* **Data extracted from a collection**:
+ + + +

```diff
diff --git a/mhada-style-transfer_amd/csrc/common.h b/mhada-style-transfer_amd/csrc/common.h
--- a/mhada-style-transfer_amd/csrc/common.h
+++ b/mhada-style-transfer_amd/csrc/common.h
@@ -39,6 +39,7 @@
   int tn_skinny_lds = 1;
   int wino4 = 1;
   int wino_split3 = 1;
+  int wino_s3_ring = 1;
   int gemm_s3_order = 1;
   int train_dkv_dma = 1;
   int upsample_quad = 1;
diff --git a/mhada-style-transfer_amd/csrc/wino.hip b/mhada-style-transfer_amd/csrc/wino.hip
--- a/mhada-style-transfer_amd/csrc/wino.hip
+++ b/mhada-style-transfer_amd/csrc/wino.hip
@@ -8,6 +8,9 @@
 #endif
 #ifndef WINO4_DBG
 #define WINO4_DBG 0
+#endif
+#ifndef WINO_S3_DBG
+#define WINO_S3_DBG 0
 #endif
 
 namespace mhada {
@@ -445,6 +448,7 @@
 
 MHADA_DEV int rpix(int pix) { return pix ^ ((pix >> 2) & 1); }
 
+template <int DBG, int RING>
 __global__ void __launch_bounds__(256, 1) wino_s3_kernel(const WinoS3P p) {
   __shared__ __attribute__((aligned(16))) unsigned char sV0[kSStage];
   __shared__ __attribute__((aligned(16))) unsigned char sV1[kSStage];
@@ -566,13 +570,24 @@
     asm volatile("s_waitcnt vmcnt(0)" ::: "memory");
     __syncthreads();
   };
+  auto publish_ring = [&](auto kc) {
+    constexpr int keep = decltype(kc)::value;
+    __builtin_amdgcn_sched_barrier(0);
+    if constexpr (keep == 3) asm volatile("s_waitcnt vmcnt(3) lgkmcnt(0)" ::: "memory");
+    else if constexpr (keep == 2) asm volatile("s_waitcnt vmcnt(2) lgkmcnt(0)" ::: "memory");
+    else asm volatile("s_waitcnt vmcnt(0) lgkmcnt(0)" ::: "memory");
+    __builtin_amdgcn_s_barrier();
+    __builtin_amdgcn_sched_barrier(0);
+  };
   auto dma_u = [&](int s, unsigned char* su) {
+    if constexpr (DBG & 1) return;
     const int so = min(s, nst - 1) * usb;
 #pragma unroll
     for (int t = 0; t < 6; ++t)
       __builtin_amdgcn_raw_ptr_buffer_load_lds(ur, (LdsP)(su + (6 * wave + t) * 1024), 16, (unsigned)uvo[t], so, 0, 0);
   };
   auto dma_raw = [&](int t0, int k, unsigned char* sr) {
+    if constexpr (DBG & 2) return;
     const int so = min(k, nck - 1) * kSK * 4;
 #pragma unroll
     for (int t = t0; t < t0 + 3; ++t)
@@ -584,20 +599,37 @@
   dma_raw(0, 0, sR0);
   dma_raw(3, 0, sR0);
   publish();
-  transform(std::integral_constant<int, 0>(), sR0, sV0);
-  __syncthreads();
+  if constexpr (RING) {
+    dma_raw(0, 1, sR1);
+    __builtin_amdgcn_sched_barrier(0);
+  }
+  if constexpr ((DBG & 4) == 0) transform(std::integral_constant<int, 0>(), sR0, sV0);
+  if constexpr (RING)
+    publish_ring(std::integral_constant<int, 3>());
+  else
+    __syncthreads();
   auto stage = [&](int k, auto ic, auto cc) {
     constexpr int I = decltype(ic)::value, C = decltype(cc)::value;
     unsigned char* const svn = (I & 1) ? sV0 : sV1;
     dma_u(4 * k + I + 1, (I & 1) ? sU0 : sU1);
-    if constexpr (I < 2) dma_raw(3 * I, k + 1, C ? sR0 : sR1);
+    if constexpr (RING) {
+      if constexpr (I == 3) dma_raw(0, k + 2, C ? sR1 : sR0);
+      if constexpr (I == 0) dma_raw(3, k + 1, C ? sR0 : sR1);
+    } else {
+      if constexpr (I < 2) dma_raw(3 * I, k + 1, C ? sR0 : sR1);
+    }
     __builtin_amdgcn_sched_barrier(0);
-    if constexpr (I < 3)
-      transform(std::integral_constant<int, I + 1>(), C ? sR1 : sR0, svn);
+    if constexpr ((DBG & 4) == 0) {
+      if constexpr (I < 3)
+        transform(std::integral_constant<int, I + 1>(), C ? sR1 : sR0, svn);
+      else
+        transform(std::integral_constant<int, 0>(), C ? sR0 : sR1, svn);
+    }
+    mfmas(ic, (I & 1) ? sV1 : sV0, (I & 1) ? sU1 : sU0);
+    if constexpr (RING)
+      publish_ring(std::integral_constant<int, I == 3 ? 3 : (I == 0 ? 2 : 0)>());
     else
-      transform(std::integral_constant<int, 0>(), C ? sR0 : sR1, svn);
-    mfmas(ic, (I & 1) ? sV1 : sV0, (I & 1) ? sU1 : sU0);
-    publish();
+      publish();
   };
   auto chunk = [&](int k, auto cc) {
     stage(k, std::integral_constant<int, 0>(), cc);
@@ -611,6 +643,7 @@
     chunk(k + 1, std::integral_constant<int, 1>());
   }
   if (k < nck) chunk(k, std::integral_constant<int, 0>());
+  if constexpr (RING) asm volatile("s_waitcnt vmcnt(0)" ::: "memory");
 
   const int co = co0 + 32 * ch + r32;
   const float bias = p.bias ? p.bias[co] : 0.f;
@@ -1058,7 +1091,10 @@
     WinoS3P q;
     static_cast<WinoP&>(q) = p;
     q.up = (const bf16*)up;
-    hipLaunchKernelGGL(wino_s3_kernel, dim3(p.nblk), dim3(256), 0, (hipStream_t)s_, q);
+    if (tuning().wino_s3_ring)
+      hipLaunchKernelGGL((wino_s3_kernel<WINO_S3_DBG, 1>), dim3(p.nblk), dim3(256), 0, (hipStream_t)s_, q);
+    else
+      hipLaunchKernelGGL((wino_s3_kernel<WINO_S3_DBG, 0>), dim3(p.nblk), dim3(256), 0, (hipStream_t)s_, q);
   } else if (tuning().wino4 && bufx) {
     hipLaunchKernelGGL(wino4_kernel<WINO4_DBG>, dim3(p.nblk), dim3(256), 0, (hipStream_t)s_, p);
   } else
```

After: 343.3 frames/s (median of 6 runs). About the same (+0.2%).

+ + + +

* **Task directions**:
Repeat every record, keeping each word and mark exactly as it is.

* **Completed exercise**:
```diff
diff --git a/mhada-style-transfer_amd/csrc/common.h b/mhada-style-transfer_amd/csrc/common.h
--- a/mhada-style-transfer_amd/csrc/common.h
+++ b/mhada-style-transfer_amd/csrc/common.h
@@ -39,6 +39,7 @@
   int tn_skinny_lds = 1;
   int wino4 = 1;
   int wino_split3 = 1;
+  int wino_s3_ring = 1;
   int gemm_s3_order = 1;
   int train_dkv_dma = 1;
   int upsample_quad = 1;
diff --git a/mhada-style-transfer_amd/csrc/wino.hip b/mhada-style-transfer_amd/csrc/wino.hip
--- a/mhada-style-transfer_amd/csrc/wino.hip
+++ b/mhada-style-transfer_amd/csrc/wino.hip
@@ -8,6 +8,9 @@
 #endif
 #ifndef WINO4_DBG
 #define WINO4_DBG 0
+#endif
+#ifndef WINO_S3_DBG
+#define WINO_S3_DBG 0
 #endif
 
 namespace mhada {
@@ -445,6 +448,7 @@
 
 MHADA_DEV int rpix(int pix) { return pix ^ ((pix >> 2) & 1); }
 
+template <int DBG, int RING>
 __global__ void __launch_bounds__(256, 1) wino_s3_kernel(const WinoS3P p) {
   __shared__ __attribute__((aligned(16))) unsigned char sV0[kSStage];
   __shared__ __attribute__((aligned(16))) unsigned char sV1[kSStage];
@@ -566,13 +570,24 @@
     asm volatile("s_waitcnt vmcnt(0)" ::: "memory");
     __syncthreads();
   };
+  auto publish_ring = [&](auto kc) {
+    constexpr int keep = decltype(kc)::value;
+    __builtin_amdgcn_sched_barrier(0);
+    if constexpr (keep == 3) asm volatile("s_waitcnt vmcnt(3) lgkmcnt(0)" ::: "memory");
+    else if constexpr (keep == 2) asm volatile("s_waitcnt vmcnt(2) lgkmcnt(0)" ::: "memory");
+    else asm volatile("s_waitcnt vmcnt(0) lgkmcnt(0)" ::: "memory");
+    __builtin_amdgcn_s_barrier();
+    __builtin_amdgcn_sched_barrier(0);
+  };
   auto dma_u = [&](int s, unsigned char* su) {
+    if constexpr (DBG & 1) return;
     const int so = min(s, nst - 1) * usb;
 #pragma unroll
     for (int t = 0; t < 6; ++t)
       __builtin_amdgcn_raw_ptr_buffer_load_lds(ur, (LdsP)(su + (6 * wave + t) * 1024), 16, (unsigned)uvo[t], so, 0, 0);
   };
   auto dma_raw = [&](int t0, int k, unsigned char* sr) {
+    if constexpr (DBG & 2) return;
     const int so = min(k, nck - 1) * kSK * 4;
 #pragma unroll
     for (int t = t0; t < t0 + 3; ++t)
@@ -584,20 +599,37 @@
   dma_raw(0, 0, sR0);
   dma_raw(3, 0, sR0);
   publish();
-  transform(std::integral_constant<int, 0>(), sR0, sV0);
-  __syncthreads();
+  if constexpr (RING) {
+    dma_raw(0, 1, sR1);
+    __builtin_amdgcn_sched_barrier(0);
+  }
+  if constexpr ((DBG & 4) == 0) transform(std::integral_constant<int, 0>(), sR0, sV0);
+  if constexpr (RING)
+    publish_ring(std::integral_constant<int, 3>());
+  else
+    __syncthreads();
   auto stage = [&](int k, auto ic, auto cc) {
     constexpr int I = decltype(ic)::value, C = decltype(cc)::value;
     unsigned char* const svn = (I & 1) ? sV0 : sV1;
     dma_u(4 * k + I + 1, (I & 1) ? sU0 : sU1);
-    if constexpr (I < 2) dma_raw(3 * I, k + 1, C ? sR0 : sR1);
+    if constexpr (RING) {
+      if constexpr (I == 3) dma_raw(0, k + 2, C ? sR1 : sR0);
+      if constexpr (I == 0) dma_raw(3, k + 1, C ? sR0 : sR1);
+    } else {
+      if constexpr (I < 2) dma_raw(3 * I, k + 1, C ? sR0 : sR1);
+    }
     __builtin_amdgcn_sched_barrier(0);
-    if constexpr (I < 3)
-      transform(std::integral_constant<int, I + 1>(), C ? sR1 : sR0, svn);
+    if constexpr ((DBG & 4) == 0) {
+      if constexpr (I < 3)
+        transform(std::integral_constant<int, I + 1>(), C ? sR1 : sR0, svn);
+      else
+        transform(std::integral_constant<int, 0>(), C ? sR0 : sR1, svn);
+    }
+    mfmas(ic, (I & 1) ? sV1 : sV0, (I & 1) ? sU1 : sU0);
+    if constexpr (RING)
+      publish_ring(std::integral_constant<int, I == 3 ? 3 : (I == 0 ? 2 : 0)>());
     else
-      transform(std::integral_constant<int, 0>(), C ? sR0 : sR1, svn);
-    mfmas(ic, (I & 1) ? sV1 : sV0, (I & 1) ? sU1 : sU0);
-    publish();
+      publish();
   };
   auto chunk = [&](int k, auto cc) {
     stage(k, std::integral_constant<int, 0>(), cc);
@@ -611,6 +643,7 @@
     chunk(k + 1, std::integral_constant<int, 1>());
   }
   if (k < nck) chunk(k, std::integral_constant<int, 0>());
+  if constexpr (RING) asm volatile("s_waitcnt vmcnt(0)" ::: "memory");
 
   const int co = co0 + 32 * ch + r32;
   const float bias = p.bias ? p.bias[co] : 0.f;
@@ -1058,7 +1091,10 @@
     WinoS3P q;
     static_cast<WinoP&>(q) = p;
     q.up = (const bf16*)up;
-    hipLaunchKernelGGL(wino_s3_kernel, dim3(p.nblk), dim3(256), 0, (hipStream_t)s_, q);
+    if (tuning().wino_s3_ring)
+      hipLaunchKernelGGL((wino_s3_kernel<WINO_S3_DBG, 1>), dim3(p.nblk), dim3(256), 0, (hipStream_t)s_, q);
+    else
+      hipLaunchKernelGGL((wino_s3_kernel<WINO_S3_DBG, 0>), dim3(p.nblk), dim3(256), 0, (hipStream_t)s_, q);
   } else if (tuning().wino4 && bufx) {
     hipLaunchKernelGGL(wino4_kernel<WINO4_DBG>, dim3(p.nblk), dim3(256), 0, (hipStream_t)s_, p);
   } else
```

After: 343.3 frames/s (median of 6 runs). About the same (+0.2%).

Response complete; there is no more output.